EXERCISE INPUTS
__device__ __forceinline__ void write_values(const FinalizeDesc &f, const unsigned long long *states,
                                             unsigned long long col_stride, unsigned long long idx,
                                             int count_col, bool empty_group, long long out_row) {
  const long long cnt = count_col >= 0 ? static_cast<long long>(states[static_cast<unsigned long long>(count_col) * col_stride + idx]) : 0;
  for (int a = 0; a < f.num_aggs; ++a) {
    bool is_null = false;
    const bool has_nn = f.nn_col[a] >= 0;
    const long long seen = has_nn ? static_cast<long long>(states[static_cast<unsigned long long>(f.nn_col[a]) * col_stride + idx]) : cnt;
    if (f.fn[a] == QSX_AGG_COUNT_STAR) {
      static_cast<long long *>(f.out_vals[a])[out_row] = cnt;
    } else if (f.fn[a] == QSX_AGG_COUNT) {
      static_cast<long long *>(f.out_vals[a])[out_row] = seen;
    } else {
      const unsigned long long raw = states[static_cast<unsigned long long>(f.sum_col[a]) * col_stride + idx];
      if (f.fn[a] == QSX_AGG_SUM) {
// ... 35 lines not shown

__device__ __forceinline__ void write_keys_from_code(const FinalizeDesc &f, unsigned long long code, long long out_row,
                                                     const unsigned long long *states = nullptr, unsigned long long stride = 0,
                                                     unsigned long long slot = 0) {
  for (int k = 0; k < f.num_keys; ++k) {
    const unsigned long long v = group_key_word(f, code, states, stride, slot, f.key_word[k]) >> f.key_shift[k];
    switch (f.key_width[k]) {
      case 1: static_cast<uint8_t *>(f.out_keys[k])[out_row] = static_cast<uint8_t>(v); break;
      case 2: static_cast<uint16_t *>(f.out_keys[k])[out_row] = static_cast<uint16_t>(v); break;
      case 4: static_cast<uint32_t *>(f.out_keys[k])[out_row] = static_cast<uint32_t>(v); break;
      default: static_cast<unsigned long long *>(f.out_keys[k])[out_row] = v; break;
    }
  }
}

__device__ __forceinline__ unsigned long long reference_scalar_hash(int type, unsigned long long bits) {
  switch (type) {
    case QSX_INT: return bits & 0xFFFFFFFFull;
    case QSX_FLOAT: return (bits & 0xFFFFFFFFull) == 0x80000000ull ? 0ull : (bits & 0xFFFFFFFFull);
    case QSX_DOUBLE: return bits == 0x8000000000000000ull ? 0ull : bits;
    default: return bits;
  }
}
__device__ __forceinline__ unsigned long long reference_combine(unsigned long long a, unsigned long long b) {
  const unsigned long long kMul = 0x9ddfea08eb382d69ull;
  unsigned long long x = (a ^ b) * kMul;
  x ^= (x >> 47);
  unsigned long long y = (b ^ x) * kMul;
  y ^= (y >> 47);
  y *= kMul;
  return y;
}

AIM OF THE EXERCISE
Using the material above, retype every line without altering it.

RESULT OF THIS TASK
__device__ __forceinline__ void write_values(const FinalizeDesc &f, const unsigned long long *states,
                                             unsigned long long col_stride, unsigned long long idx,
                                             int count_col, bool empty_group, long long out_row) {
  const long long cnt = count_col >= 0 ? static_cast<long long>(states[static_cast<unsigned long long>(count_col) * col_stride + idx]) : 0;
  for (int a = 0; a < f.num_aggs; ++a) {
    bool is_null = false;
    const bool has_nn = f.nn_col[a] >= 0;
    const long long seen = has_nn ? static_cast<long long>(states[static_cast<unsigned long long>(f.nn_col[a]) * col_stride + idx]) : cnt;
    if (f.fn[a] == QSX_AGG_COUNT_STAR) {
      static_cast<long long *>(f.out_vals[a])[out_row] = cnt;
    } else if (f.fn[a] == QSX_AGG_COUNT) {
      static_cast<long long *>(f.out_vals[a])[out_row] = seen;
    } else {
      const unsigned long long raw = states[static_cast<unsigned long long>(f.sum_col[a]) * col_stride + idx];
      if (f.fn[a] == QSX_AGG_SUM) {
// ... 35 lines not shown

__device__ __forceinline__ void write_keys_from_code(const FinalizeDesc &f, unsigned long long code, long long out_row,
                                                     const unsigned long long *states = nullptr, unsigned long long stride = 0,
                                                     unsigned long long slot = 0) {
  for (int k = 0; k < f.num_keys; ++k) {
    const unsigned long long v = group_key_word(f, code, states, stride, slot, f.key_word[k]) >> f.key_shift[k];
    switch (f.key_width[k]) {
      case 1: static_cast<uint8_t *>(f.out_keys[k])[out_row] = static_cast<uint8_t>(v); break;
      case 2: static_cast<uint16_t *>(f.out_keys[k])[out_row] = static_cast<uint16_t>(v); break;
      case 4: static_cast<uint32_t *>(f.out_keys[k])[out_row] = static_cast<uint32_t>(v); break;
      default: static_cast<unsigned long long *>(f.out_keys[k])[out_row] = v; break;
    }
  }
}

__device__ __forceinline__ unsigned long long reference_scalar_hash(int type, unsigned long long bits) {
  switch (type) {
    case QSX_INT: return bits & 0xFFFFFFFFull;
    case QSX_FLOAT: return (bits & 0xFFFFFFFFull) == 0x80000000ull ? 0ull : (bits & 0xFFFFFFFFull);
    case QSX_DOUBLE: return bits == 0x8000000000000000ull ? 0ull : bits;
    default: return bits;
  }
}
__device__ __forceinline__ unsigned long long reference_combine(unsigned long long a, unsigned long long b) {
  const unsigned long long kMul = 0x9ddfea08eb382d69ull;
  unsigned long long x = (a ^ b) * kMul;
  x ^= (x >> 47);
  unsigned long long y = (b ^ x) * kMul;
  y ^= (y >> 47);
  y *= kMul;
  return y;
}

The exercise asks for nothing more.